▸ SUPPLIED DATA:
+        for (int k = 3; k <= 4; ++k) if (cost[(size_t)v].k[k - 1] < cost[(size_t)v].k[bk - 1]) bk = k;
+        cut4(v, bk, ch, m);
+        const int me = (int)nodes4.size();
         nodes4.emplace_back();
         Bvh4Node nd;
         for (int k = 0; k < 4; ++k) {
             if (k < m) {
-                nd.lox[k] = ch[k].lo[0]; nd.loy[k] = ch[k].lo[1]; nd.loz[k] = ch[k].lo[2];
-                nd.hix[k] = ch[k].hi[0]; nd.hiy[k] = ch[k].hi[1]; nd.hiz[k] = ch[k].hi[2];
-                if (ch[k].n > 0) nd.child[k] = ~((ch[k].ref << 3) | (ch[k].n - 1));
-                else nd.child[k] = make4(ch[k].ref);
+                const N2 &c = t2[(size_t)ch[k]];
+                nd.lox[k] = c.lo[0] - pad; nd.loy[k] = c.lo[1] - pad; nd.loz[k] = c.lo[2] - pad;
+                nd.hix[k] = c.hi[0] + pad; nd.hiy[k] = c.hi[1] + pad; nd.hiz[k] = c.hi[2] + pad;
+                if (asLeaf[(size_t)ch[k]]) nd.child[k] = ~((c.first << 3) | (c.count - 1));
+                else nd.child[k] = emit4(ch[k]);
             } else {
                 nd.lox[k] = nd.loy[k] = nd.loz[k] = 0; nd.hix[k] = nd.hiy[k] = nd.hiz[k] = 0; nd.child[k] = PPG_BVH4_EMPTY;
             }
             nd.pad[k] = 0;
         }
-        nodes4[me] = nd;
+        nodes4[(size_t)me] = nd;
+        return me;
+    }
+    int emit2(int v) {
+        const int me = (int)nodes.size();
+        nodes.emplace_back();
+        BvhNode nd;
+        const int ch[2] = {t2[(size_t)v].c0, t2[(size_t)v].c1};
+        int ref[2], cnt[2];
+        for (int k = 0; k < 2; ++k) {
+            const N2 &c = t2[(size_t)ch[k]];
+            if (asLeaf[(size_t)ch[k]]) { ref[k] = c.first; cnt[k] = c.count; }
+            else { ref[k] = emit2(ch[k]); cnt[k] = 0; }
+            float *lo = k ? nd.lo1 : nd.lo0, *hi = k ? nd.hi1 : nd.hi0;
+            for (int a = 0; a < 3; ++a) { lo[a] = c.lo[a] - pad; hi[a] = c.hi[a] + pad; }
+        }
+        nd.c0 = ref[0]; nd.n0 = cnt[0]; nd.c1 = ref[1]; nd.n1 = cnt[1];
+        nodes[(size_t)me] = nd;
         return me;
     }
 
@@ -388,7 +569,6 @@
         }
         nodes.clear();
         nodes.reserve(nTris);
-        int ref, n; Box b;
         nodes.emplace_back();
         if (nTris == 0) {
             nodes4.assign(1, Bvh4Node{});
==
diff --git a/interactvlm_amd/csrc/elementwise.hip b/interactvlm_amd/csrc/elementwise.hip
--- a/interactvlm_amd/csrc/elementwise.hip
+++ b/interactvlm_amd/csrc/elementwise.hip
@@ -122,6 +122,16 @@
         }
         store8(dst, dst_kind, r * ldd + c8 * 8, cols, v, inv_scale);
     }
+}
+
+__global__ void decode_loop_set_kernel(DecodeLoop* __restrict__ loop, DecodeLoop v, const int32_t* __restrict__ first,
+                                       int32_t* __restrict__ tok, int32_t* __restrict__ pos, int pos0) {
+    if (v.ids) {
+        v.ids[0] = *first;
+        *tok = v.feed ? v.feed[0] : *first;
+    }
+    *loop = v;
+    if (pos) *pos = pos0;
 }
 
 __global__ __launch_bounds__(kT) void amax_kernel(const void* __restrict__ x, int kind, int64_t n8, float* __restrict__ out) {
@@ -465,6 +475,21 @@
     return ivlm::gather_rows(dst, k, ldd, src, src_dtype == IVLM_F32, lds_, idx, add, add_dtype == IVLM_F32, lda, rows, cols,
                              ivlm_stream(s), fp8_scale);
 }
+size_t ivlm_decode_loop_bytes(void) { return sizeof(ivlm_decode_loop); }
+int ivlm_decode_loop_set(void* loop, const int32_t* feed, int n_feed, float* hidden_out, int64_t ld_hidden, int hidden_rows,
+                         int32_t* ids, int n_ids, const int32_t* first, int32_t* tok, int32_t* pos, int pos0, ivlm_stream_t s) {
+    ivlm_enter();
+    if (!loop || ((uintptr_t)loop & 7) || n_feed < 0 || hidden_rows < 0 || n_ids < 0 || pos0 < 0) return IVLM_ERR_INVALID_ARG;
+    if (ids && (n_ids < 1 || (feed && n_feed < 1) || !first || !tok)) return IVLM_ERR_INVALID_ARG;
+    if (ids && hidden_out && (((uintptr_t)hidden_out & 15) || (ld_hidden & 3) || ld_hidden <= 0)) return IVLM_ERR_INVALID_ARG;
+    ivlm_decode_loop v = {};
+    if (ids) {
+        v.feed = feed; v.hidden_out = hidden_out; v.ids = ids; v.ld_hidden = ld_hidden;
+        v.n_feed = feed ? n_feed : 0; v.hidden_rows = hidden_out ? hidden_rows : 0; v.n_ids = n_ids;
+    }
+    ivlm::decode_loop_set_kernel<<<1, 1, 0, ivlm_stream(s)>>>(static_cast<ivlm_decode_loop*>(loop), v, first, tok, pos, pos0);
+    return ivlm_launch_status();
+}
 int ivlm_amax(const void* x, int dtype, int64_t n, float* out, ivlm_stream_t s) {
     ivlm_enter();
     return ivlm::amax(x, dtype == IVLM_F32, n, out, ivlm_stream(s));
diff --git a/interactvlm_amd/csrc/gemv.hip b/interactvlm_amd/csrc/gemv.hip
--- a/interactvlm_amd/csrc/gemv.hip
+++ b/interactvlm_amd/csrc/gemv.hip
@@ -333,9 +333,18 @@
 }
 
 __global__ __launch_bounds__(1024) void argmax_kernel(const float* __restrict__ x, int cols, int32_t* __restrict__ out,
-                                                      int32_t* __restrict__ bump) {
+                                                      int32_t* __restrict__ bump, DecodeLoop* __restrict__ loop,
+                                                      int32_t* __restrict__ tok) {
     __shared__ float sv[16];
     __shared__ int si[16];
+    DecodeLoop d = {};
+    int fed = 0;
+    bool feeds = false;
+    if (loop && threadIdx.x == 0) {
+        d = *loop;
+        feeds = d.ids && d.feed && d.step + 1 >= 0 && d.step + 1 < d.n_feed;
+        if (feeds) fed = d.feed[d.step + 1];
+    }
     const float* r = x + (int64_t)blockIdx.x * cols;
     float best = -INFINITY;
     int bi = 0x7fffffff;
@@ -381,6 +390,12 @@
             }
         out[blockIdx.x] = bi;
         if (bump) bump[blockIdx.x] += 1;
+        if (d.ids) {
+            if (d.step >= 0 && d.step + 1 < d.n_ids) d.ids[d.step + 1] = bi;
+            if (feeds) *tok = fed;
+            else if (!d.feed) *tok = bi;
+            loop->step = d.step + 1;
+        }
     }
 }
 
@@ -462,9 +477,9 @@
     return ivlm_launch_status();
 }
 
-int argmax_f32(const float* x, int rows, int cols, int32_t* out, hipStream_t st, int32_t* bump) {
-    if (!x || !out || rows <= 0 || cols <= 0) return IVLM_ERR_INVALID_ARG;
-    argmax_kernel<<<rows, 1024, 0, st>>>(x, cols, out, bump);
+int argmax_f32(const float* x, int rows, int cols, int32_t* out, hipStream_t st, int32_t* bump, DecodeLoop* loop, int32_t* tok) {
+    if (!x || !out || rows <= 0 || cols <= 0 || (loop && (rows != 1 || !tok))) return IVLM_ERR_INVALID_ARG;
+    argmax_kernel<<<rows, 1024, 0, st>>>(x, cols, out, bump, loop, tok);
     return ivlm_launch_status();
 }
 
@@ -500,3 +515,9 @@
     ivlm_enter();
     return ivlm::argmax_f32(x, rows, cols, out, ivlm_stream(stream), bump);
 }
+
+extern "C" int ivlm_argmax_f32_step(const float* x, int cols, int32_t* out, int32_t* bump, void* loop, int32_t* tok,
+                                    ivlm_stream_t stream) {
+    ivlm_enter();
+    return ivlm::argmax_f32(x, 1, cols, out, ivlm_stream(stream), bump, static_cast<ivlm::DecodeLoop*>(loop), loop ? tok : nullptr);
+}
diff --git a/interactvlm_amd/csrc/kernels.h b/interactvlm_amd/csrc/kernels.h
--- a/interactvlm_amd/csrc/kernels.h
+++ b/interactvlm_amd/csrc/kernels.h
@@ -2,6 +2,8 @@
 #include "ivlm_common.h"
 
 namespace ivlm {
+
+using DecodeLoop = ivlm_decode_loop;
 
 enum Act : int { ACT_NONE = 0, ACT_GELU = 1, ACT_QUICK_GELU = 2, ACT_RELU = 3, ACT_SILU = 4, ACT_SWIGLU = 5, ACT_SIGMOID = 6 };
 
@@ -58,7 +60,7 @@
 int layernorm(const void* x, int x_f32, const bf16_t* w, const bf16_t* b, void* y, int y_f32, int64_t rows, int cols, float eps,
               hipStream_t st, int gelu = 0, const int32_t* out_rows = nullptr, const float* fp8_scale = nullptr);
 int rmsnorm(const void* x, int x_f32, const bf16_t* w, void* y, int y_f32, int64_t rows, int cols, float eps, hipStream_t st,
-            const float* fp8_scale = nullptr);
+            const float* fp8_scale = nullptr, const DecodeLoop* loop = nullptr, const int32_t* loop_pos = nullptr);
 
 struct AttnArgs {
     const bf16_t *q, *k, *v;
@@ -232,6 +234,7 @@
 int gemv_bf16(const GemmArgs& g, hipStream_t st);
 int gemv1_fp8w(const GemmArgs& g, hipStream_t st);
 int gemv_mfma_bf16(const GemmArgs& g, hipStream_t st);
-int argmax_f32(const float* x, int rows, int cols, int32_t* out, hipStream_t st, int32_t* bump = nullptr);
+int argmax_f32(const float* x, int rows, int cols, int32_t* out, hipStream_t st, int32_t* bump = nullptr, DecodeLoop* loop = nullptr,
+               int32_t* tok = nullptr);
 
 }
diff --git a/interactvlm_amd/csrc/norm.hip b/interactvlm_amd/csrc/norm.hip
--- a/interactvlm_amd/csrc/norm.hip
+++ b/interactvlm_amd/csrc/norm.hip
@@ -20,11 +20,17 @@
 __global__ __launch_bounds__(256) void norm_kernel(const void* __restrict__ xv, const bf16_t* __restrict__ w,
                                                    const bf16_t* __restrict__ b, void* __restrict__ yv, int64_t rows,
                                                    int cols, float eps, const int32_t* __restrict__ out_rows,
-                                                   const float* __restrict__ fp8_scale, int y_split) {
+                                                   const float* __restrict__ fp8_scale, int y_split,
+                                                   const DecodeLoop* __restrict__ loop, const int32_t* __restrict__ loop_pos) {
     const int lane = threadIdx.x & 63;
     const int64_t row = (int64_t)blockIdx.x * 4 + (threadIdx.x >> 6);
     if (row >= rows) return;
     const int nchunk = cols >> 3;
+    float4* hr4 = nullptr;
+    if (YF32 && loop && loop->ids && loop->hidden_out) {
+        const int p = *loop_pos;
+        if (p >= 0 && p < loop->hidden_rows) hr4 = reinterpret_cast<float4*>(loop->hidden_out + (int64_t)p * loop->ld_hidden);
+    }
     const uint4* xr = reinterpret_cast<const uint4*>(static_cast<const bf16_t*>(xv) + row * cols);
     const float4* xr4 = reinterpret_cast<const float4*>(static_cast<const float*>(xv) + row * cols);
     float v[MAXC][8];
...
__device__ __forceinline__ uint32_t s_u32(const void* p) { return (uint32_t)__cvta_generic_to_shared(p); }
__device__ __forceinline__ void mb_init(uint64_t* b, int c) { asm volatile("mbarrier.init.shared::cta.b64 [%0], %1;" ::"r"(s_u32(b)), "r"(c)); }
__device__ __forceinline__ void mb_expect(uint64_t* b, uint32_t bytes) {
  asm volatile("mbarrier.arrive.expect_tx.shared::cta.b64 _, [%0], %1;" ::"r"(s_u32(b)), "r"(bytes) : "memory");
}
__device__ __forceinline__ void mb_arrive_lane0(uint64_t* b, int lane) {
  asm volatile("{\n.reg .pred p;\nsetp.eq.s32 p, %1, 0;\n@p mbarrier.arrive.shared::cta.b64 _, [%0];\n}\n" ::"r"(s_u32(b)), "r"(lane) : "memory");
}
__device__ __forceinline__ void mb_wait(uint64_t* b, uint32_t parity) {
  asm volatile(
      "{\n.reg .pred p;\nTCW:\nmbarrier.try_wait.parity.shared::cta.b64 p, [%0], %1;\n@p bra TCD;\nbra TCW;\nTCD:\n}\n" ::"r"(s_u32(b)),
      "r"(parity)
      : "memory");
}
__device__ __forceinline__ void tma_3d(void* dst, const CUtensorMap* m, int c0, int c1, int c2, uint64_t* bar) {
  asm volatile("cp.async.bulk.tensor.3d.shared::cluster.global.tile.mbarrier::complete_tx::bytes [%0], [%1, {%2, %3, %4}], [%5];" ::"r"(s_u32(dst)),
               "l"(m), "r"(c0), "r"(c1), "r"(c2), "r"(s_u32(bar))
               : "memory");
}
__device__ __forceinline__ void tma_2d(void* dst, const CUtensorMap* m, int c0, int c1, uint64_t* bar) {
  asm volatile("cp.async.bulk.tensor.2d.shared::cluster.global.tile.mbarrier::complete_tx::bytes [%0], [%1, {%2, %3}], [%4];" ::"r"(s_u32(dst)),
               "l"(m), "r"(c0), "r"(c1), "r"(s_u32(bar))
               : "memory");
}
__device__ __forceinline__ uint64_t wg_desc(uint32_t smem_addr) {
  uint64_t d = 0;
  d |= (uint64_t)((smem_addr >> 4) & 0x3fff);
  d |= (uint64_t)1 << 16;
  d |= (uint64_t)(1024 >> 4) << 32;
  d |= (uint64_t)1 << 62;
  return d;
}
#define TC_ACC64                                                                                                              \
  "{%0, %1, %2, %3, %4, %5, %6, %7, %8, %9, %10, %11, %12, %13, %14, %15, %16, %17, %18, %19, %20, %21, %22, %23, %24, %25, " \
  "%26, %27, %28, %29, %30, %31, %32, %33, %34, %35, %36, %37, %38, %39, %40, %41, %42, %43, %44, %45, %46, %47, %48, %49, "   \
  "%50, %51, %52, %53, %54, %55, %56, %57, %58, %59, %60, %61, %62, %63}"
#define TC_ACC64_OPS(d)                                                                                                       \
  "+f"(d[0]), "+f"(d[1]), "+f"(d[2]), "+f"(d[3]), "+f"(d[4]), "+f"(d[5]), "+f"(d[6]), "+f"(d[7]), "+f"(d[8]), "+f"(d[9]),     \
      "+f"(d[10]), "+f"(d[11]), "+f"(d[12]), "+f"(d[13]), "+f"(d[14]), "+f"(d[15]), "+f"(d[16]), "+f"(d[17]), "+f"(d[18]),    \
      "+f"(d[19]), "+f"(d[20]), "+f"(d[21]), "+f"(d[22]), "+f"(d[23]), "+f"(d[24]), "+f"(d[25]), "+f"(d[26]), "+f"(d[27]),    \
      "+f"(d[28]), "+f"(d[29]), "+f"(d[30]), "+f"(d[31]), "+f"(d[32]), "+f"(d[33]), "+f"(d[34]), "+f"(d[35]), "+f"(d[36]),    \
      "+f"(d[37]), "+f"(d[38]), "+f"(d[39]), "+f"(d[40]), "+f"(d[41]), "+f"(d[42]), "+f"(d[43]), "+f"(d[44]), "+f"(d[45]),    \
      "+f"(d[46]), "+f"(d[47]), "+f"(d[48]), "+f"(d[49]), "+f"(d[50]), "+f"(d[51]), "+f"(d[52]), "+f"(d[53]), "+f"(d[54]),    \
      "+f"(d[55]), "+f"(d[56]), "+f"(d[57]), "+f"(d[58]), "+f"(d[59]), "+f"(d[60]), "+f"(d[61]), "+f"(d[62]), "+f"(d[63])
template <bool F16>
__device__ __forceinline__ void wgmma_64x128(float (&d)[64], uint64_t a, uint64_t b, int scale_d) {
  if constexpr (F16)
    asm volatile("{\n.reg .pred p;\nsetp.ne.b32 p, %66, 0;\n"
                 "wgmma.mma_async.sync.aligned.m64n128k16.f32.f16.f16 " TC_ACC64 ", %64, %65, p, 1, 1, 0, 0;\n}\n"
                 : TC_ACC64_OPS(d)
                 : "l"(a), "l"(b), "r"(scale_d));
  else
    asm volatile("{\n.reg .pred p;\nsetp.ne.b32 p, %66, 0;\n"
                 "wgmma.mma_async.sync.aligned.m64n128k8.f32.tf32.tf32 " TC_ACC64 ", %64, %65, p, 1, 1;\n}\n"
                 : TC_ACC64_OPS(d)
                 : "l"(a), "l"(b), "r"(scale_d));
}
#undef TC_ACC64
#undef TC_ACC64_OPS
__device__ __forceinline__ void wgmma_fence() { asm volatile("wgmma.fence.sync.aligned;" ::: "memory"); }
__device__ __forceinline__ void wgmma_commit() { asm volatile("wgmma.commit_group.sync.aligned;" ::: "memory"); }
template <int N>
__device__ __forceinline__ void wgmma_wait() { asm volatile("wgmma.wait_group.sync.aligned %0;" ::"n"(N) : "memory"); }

▸ EXERCISE DESCRIPTION: Output exactly the lines of the material above from the one containing "diff --git a/interactvlm_amd/csrc/kernels.h" up to and including the one containing "-58,7 +60,7 @@".

▸ TASK OUTPUT:
diff --git a/interactvlm_amd/csrc/kernels.h b/interactvlm_amd/csrc/kernels.h
--- a/interactvlm_amd/csrc/kernels.h
+++ b/interactvlm_amd/csrc/kernels.h
@@ -2,6 +2,8 @@
 #include "ivlm_common.h"
 
 namespace ivlm {
+
+using DecodeLoop = ivlm_decode_loop;
 
 enum Act : int { ACT_NONE = 0, ACT_GELU = 1, ACT_QUICK_GELU = 2, ACT_RELU = 3, ACT_SILU = 4, ACT_SWIGLU = 5, ACT_SIGMOID = 6 };
 
@@ -58,7 +60,7 @@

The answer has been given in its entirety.